I've been making a few small christmas presents with white cedar, and am debating how to clean and finish them. I was set on tung oil - I picked up some pure tung oil from lee valley the other day and tried it out on a test piece. I hadn't sanded the piece beforehand, or washed it with TSP (my usual method of cleaning before applying a finish.) It looked ok, but it gave the piece a slightly yellow tint and was a bit blotchy. I would prefer to use a drying oil, as the presents are candle boxes, which get quite warm. I don't like the idea of heating up a polyurethane finish, and have no experience with lacquer or shellac. I'm also considering trying linseed oil, or applying a stain first, but I was hoping the drying oil would be all the finish needed.

Any suggestions as to what kind of finish I should use, or the best way to prep the wood? I'm almost done the first candle box, I sanded it from 80 to 400 grit sand paper last night, looks great. I hope to get it right the first time!


----------



## crquack (Oct 10, 2008)

I have had encouraging experience with Watco Danish Oil on small pieces. You can put on two coats pretty quickly and it dries overnight. Linseed oil takes ages to cure by itself.

BTW I was not aware that there is a concern with polyurethane finishes regarding heat. What is the evidence for this? Spray-on poly is the quickest way to finish though definitely not cheapest.


----------



## bobbotron (Jan 7, 2010)

Thanks for the reply! After some searching today, it appears that poly should be ok with heat, actually better than an oil finish... I have a both oil and water based poly here, I'm going to try both, see how that goes!

Put a second coat of tung on my test piece, it's looking a bit better. I bought some BLO at home depot today, looks like it's even more yellow than the tung.

Interesting about the Watco. If I see some in a shop, I'll pick some up to try out. Still not sure about cleaning - think TSP is still a good call, then I might wipe with mineral spirits.
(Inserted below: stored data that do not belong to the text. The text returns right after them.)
def skip_sources(md: ModelDims):
    stack, src = [], {}
    for i in range(md.depth):
        layer = i + 1
# ... 114 lines not shown
                    arr[k].stream = int(a)
                    arr[k].args = ctypes.addressof(_DUMMY)
                    continue
                arr[k].stream = 1 if isinstance(item, Side) else 0
                if isinstance(fn, str):
                    arr[k].op = capi.ENUMS['TFX_OP_' + fn[4:].upper()]
                    arr[k].args = ctypes.addressof(a)
                else:
                    name = fn.__name__
                    r = raw_args(name, a)
                    keep.append(r)
                    if isinstance(a, list):
                        live.append((name, a, r))
                    arr[k].op = capi.ENUMS['TFX_OP_' + name[4:].upper()]
                    arr[k].args = ctypes.addressof(r)
            self._image = (len(self), arr, keep, live)
        for name, a, r in self._image[3]:
            fresh = raw_args(name, a)
            ctypes.memmove(ctypes.addressof(r), ctypes.addressof(fresh), ctypes.sizeof(_RAW))
        return self._image[1]


class Plan:
    def __init__(self, ps: ParamStore, b: int, n: int, I: int, R: dict, training: bool = True, cache=None, dp_groups: int = 0, tile_attn: bool = False, units=None, ctl_rows: int = 2):
        md = ps.md
        self.units = units
        assert not units or (cache is not None and tile_attn), 'compacted plans are decode plans on the tiled attention kernel (the row ranges are its arguments)'
        self.cache = cache
        self.tile_attn = tile_attn
        assert cache is None or not training
        self.dp_groups = dp_groups
        self.bwd_cuts = []
        self.ps, self.md, self.b, self.n, self.I, self.R = ps, md, b, n, I, dict(R)
        self.T = T = b * n
        dev = ps.device
        d, hd, D, dip, ldq, nt3 = md.dim, md.hdk, md.depth, md.dip, md.ldq, md.nt3
        self.nbytes = 0
        def z(*s, dtype=BF16):
            t = torch.zeros(*s, device=dev, dtype=dtype); self.nbytes += t.numel() * t.element_size(); return t
        def e(*s, dtype=BF16):
            t = torch.empty(*s, device=dev, dtype=dtype); self.nbytes += t.numel() * t.element_size(); return t
        I1 = max(I, 1)
        self.idx = z(7, max(T, 1, 4 * units[0] if units else 1), dtype=torch.int32)
        self.text_ids, self.cache_pos, self.kv_end, self.rot_pos, self.tok_inst, self.q_start, self.labels = (self.idx[r, :T] if r != 1 else self.idx[r] for r in range(7))
        if units:
            U = units[0]
            self.unit_row0, self.unit_cnt, self.unit_blk0, self.unit_txt = (self.idx[6, k * U:(k + 1) * U] for k in range(4))
        self.inst_time = z(I1, dtype=torch.float32)
        self.row_tok = {t: z(r, dtype=torch.int32) for t, r in R.items()}
        self.rowbuf = None
        if cache is not None and R and len(set(R.values())) == 1:
            r = next(iter(R.values()))
            self.row_stride = rs = (r + 3) // 4 * 4
            self.rowbuf = z(2 * len(R) * rs + ctl_rows * max(b, units[0] if units else 0), dtype=torch.int32)
            self.row_tok = {t: self.rowbuf[k * rs:k * rs + r] for k, t in enumerate(R)}
# ... 42 lines not shown
                self.vl = e(nl, T, hd)
            else:
                side = ps.__dict__.setdefault('_laser_side', weakref.WeakValueDictionary())
                key = (cache.data_ptr(), tuple(cache.shape), tuple(cache.stride()))
                self.vlc = side.get(key)
                if self.vlc is None:
                    self.vlc = e(D, cache.shape[1] * cache.shape[2], hd)
                    side[key] = self.vlc
        self.fwd, self.bwd = LaunchList(), LaunchList()
        self.noise_args = {}
        self.loaded_structure = None
        self._seg_args = []
        self.seg_start = z(max(T, 1), dtype=torch.int32); self.seg_len = z(max(T, 1), dtype=torch.int32)
        self.pull = training and D <= 32 and md.dim <= 1024
        if self.pull:
            self.arsave = [e(T, i + 2, 4, dtype=torch.float32) for i in range(D)]
            self.arerr = e(D, T, d)
        self._build_forward()
        if training:
            self.dH = e(D + 1, T, d)
            self.gx = {i: e(T, d) for i in range(D) if md.has_skip(i)}; self.du = e(T, d)
            env = os.environ.get('TFX_SIDE_STREAM')
            self.side = D <= 30 and (env == '1' or (env is None and md.dim <= 1024))
            nb = 2 if self.side else 1
            self.dy_f = [e(T, d) for _ in range(nb)]; self.dy_a = [e(T, d) for _ in range(nb)] if self.side else self.dy_f
            self.dskip = {j: e(T, d) for j in set(skip_sources(md).values())}
            self.dqkvg_p = [z(T, ldq) for _ in range(nb)]; self.dog = e(T, hd); self.do_eff = e(T, hd)
            self.dqk = e(T, 2 * hd) if os.environ.get('TFX_ATTN_QKNR', '1') == '0' else None
            self.delta = e(b, md.heads, n, dtype=torch.float32)
            self.dag_p = [e(T, 2 * dip) for _ in range(nb)]; self.dembed = e(T, d); self.gfin = e(T, d); self.dx0 = e(T, d)
            self.dtables = z(I1, nt3, dtype=torch.float32); self.dtab_bf = e(I1, nt3)
            self.dcond = e(I1, 4 * d); self.dpre = e(I1, 4 * d)
            self.onehot = e(T, md.vp)
            self._build_backward()

    def _nt(self, lst, algo_n=None, algo_k=None, **kw):
        a = capi.make_args('tfx_gemm_nt_args', **kw)
        a._algo_flops = 2.0 * kw['M'] * (algo_n or kw['N']) * (algo_k or kw['K'])
        lst.append(('tfx_gemm_nt', a))

    def _tn(self, lst, M, N, K, **kw):
        splits = 0
        kw.setdefault('k_valid', K)
        algo_n = kw.pop('algo_n', None)
        side = kw.pop('side', False)
        a = capi.make_args('tfx_gemm_tn_args', M=M, N=N, K=K, splits=splits, accumulate=1, alpha=1.0, **kw)
        a._algo_flops = 2.0 * M * (algo_n or N) * kw['k_valid']
        lst.append(Side(('tfx_gemm_tn', a)) if side else ('tfx_gemm_tn', a))

    def _tn_group(self, lst, M, problems, side=False):
        if len(problems) < 2 or os.environ.get('TFX_TN_GROUP', '1') == '0':
            for (N, K, kw) in problems:
                self._tn(lst, M, N, K, side=side, **kw)
            return
        structs, flops = [], 0.0
        for (N, K, kw) in problems:
            kw = dict(kw); kw.setdefault('k_valid', K)
            algo_n = kw.pop('algo_n', None)
            a = capi.make_args('tfx_gemm_tn_args', M=M, N=N, K=K, splits=0, accumulate=1, alpha=1.0, **kw)
            flops += 2.0 * M * (algo_n or N) * kw['k_valid']
            structs.append(a)
        for a, b in zip(structs, structs[1:]):
            a.group_next = ctypes.addressof(b)
        head = structs[0]
        head._chain = structs[1:]
        head._algo_flops = flops
        lst.append(Side(('tfx_gemm_tn', head)) if side else ('tfx_gemm_tn', head))

    def _k(self, lst, fn, struct, **kw):
        lst.append((fn, capi.make_args(struct, **kw)))

    def _raw(self, lst, fn, *args):
        lst.append((fn, args))

    def _hbm(self, lst, passes, extra_bytes=0):
        if lst.meta is None:
            lst.meta = {}
        lst.meta[len(lst) - 1] = ('hbm', passes * self.T * self.md.dim * 2 + extra_bytes)

    def _tab(self, i, w):
        off = ((i * 2 + w) * 3 * self.md.dim) * 4
        return self.tables.data_ptr() + off, (self.dtables.data_ptr() + off if hasattr(self, 'dtables') else 0)

    def _build_forward(self):
        ps, md, T, I = self.ps, self.md, self.T, self.I
        d, hd, D, dip, ldq, nt3, H = md.dim, md.hdk, md.depth, md.dip, md.ldq, md.nt3, md.heads
        S = ps.shadows
        L = self.fwd
        pp = ps.ptr
        if self.cache is not None:
# ... 220 lines not shown
        assert mode in ('latent', 'model')
        self.clean_mode = mode
        for t, a in self._clean_launch.items():
            lt = self.lat[t]
            a[1] = lt['q'].data_ptr() if mode == 'model' else lt['x'].data_ptr()
            a[2] = None if mode == 'model' else self.noise_args[t].eps

    def _attn_kw(self, i, bwd=False):
        md, hd, ldq = self.md, self.md.hdk, self.md.ldq
        li, lkv = self._li(i), self._lkv(i)
        kw = dict(q=self.qkr[lkv], k=_p(self.qkr, lkv) + 2 * hd, v=_p(self.qkvg, lkv) + 2 * 2 * hd, ld_q=2 * hd, ld_k=2 * hd, ld_v=ldq,
                  gate=_p(self.qkvg, lkv) + 2 * 3 * hd, ld_gate=ldq, kv_end=self.kv_end, q_start=self.q_start, out=self.og[li], ld_out=hd,
                  lse=self.lse[li], b=self.units[0] if self.units else self.b, h=md.heads, n=self.units[1] if self.units else self.n, softcap=50.0)
        if self.units:
            kw.update(q_row0=self.unit_row0, q_cnt=self.unit_cnt)
        if self.sc_plan is not None:
            kw['sc_plan'] = self.sc_plan[i]
        if self.cache is not None:
            ck = self.cache[i]
            kw.update(k=ck.data_ptr(), v=ck.data_ptr() + 2 * hd, ld_k=2 * hd, ld_v=2 * hd, n_kv=int(ck.shape[1]))
        if md.laser:
            kw.update(v=self.vl[li] if self.cache is None else self.vlc[i], ld_v=hd, laser=1)
        if bwd:
            dqkvg = self.dqkvg_p[i % len(self.dqkvg_p)]
            kw.update(dout=self.dog, ld_dout=hd, do_eff=self.do_eff, ld_do=hd, delta=self.delta,
                      dgate=dqkvg.data_ptr() + 2 * 3 * hd, ld_dgate=ldq, dq=self.dqk if self.dqk is not None else 0,
                      dk=self.dqk.data_ptr() + 2 * hd if self.dqk is not None else 0,
                      dv=dqkvg.data_ptr() + 2 * 2 * hd, ld_dq=2 * hd, ld_dk=2 * hd, ld_dv=ldq)
        return kw

    def set_rope_tables(self, cos_tab, sin_tab):
        if self.cos_tab is not None and (self.cos_tab.data_ptr() != cos_tab.data_ptr() or self.sin_tab.data_ptr() != sin_tab.data_ptr()):
            self.fwd.invalidate_graphs()
        self.cos_tab, self.sin_tab = cos_tab, sin_tab
        for a in getattr(self, '_rope_args', []):
            a.cos_tab, a.sin_tab = cos_tab.data_ptr(), sin_tab.data_ptr()
        for a in getattr(self, '_rope_nt_args', []):
            a.qk_cos, a.qk_sin = cos_tab.data_ptr(), sin_tab.data_ptr()
        for a in getattr(self, '_rope_attn_args', []):
            a.nr_cos, a.nr_sin = cos_tab.data_ptr(), sin_tab.data_ptr()

    def set_segments(self, seg_start, seg_len):
        n_seg = int(seg_start.numel())
        self.seg_start[:n_seg].copy_(seg_start); self.seg_len[:n_seg].copy_(seg_len)
        for a in self._seg_args:
            a.n_seg = n_seg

To be honest, the finish is going to play second fiddle to the glass that will go in the box!


----------



## crquack (Oct 10, 2008)

The base of this sundial is oak with the dark walnut type of Watco Danish. I did not use the natural type first so the end-grain is a bit darker:

Miniature Equatorial Sundial version 14 by crquack on Etsy

This one is oak with red mahogany gel stain and poly spray finish:

Miniature equatorial sundial version 13 by crquack on Etsy

Both pieces were just sanded, no washing, dust blown off with compressed air. I just dunked the piece in the danish oil, left it there for 15 minutes, took it out, left it to dry for about 30 minutes and when it started becoming tacky I wiped off the excess. Then I promptly dunked it again for the second coat and repeated the procedure. Let dry overnight and voila!


----------